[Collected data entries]
---+---

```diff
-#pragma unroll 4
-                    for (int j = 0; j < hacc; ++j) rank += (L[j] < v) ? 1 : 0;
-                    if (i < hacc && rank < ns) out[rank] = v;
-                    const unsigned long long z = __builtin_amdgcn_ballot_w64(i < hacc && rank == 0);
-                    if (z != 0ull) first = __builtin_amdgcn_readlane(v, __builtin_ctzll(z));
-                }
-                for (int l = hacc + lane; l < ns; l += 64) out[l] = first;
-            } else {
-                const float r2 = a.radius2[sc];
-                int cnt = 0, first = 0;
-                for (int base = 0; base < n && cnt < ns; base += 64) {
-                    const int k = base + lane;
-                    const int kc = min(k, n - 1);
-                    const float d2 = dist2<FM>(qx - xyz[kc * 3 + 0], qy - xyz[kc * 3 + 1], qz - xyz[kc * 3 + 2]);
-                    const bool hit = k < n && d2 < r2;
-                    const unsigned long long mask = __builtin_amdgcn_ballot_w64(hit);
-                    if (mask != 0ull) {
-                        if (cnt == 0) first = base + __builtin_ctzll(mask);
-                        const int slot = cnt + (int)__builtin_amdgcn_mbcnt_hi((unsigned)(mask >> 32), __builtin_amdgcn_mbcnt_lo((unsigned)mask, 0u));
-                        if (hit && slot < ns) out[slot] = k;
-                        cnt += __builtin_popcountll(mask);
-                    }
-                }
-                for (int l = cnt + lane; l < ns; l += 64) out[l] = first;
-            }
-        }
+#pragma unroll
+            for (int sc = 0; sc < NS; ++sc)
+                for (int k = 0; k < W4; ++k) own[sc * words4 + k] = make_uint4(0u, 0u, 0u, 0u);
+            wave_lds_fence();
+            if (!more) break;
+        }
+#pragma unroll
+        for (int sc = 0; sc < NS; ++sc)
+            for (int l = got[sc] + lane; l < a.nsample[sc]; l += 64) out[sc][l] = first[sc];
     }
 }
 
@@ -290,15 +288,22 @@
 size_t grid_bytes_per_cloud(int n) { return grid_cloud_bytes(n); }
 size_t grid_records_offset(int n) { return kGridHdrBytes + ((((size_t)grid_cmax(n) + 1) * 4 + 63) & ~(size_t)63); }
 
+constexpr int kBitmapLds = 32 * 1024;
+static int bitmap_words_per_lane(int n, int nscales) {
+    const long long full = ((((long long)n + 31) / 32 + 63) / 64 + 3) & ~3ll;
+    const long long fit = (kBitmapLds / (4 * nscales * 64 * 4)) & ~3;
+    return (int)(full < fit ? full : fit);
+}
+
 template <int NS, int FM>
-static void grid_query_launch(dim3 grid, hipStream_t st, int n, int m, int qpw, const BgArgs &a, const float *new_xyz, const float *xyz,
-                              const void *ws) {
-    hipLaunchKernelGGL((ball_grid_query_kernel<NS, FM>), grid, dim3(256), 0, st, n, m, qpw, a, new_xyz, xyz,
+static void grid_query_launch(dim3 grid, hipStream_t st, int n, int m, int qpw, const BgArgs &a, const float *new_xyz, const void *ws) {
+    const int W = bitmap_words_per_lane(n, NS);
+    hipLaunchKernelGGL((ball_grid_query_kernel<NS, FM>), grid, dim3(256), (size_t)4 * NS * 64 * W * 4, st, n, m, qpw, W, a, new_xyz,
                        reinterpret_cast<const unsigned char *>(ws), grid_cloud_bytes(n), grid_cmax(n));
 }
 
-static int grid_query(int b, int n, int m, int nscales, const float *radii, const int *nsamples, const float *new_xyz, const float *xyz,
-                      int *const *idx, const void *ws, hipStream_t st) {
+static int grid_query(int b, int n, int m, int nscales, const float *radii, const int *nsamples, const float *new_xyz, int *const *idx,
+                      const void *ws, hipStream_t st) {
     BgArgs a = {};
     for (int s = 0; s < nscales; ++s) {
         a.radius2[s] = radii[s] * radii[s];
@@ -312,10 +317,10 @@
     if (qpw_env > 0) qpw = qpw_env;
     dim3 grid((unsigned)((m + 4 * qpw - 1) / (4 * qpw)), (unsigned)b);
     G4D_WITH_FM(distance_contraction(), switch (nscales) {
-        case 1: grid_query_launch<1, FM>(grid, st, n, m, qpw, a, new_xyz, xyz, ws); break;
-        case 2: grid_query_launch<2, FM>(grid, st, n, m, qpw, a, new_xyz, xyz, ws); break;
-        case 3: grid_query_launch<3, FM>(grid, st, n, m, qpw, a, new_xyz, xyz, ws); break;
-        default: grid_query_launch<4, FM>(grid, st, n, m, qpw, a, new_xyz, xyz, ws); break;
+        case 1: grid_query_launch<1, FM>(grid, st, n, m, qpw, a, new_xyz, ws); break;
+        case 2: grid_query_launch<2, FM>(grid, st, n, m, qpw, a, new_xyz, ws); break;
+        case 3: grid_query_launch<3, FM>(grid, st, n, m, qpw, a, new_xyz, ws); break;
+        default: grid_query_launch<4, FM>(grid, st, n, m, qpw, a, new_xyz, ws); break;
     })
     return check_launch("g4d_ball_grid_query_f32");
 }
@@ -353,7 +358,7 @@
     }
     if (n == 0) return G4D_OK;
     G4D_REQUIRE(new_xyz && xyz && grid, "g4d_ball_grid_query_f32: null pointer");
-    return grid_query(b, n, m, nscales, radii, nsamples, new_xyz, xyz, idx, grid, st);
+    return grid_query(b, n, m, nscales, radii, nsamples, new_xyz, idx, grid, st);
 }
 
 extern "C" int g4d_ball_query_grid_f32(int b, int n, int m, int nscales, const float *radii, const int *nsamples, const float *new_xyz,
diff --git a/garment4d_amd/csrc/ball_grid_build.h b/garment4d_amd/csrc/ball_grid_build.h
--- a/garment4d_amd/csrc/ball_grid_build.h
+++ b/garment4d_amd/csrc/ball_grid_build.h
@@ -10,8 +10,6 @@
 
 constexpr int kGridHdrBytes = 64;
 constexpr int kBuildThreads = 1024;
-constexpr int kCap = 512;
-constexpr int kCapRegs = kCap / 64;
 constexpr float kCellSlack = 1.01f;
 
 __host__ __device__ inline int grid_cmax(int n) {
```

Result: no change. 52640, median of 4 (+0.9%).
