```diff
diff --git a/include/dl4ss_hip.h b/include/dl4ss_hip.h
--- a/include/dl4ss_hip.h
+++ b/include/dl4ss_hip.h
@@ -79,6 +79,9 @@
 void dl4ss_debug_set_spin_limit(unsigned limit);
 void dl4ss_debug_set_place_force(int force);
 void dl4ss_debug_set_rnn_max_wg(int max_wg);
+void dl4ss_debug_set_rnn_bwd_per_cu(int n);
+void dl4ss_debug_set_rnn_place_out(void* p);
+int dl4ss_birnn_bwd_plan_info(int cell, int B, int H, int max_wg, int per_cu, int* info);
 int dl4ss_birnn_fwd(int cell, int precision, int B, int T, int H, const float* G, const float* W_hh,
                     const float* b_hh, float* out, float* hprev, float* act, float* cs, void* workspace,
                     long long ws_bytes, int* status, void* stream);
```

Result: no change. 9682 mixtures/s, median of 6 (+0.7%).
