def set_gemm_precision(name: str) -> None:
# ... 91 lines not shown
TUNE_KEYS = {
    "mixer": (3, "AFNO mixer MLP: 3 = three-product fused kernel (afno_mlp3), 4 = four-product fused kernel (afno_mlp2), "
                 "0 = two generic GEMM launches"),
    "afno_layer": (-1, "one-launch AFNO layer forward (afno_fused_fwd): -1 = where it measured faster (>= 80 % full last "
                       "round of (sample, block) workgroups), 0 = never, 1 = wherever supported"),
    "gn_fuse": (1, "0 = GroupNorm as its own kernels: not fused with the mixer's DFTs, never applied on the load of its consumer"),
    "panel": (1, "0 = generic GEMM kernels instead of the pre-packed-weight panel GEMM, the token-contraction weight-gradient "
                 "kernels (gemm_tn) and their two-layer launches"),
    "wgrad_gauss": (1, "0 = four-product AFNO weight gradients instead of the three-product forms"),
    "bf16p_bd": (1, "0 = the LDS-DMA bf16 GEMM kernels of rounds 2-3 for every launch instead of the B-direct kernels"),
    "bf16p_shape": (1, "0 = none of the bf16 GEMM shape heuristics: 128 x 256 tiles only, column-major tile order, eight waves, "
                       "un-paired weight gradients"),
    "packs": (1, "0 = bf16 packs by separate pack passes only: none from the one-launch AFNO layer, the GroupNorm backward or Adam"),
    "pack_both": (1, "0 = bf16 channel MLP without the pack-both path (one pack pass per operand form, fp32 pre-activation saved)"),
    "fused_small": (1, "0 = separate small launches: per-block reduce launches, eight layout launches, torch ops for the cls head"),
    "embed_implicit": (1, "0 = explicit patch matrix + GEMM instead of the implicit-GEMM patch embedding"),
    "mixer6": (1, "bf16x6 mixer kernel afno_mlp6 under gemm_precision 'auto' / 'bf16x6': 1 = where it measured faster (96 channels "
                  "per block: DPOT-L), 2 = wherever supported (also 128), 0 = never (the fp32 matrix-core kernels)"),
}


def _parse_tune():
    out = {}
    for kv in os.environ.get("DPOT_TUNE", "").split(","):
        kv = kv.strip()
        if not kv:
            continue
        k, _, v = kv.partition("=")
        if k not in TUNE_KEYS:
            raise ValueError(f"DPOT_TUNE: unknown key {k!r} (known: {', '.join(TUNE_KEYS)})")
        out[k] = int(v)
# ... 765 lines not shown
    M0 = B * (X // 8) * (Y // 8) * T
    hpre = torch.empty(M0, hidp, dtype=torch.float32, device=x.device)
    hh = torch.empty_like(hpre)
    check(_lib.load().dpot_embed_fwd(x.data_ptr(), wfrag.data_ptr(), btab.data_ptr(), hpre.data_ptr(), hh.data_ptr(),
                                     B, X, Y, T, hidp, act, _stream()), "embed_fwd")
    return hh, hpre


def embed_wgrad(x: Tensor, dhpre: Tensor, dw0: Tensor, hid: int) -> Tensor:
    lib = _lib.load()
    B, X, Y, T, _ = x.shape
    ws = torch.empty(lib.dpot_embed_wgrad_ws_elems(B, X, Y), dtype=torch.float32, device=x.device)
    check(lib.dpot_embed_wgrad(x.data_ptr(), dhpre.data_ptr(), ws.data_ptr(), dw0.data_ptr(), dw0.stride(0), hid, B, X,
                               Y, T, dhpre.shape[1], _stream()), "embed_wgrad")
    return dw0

---+---

* [Exercise description]: Write down again, exactly as given, only the lines above that fall from the line with "block: DPOT-L), 2" to the line with "hh = torch.empty_like(hpre)", inclusive.

* [Problem solution]:
                  "per block: DPOT-L), 2 = wherever supported (also 128), 0 = never (the fp32 matrix-core kernels)"),
}


def _parse_tune():
    out = {}
    for kv in os.environ.get("DPOT_TUNE", "").split(","):
        kv = kv.strip()
        if not kv:
            continue
        k, _, v = kv.partition("=")
        if k not in TUNE_KEYS:
            raise ValueError(f"DPOT_TUNE: unknown key {k!r} (known: {', '.join(TUNE_KEYS)})")
        out[k] = int(v)
# ... 765 lines not shown
    M0 = B * (X // 8) * (Y // 8) * T
    hpre = torch.empty(M0, hidp, dtype=torch.float32, device=x.device)
    hh = torch.empty_like(hpre)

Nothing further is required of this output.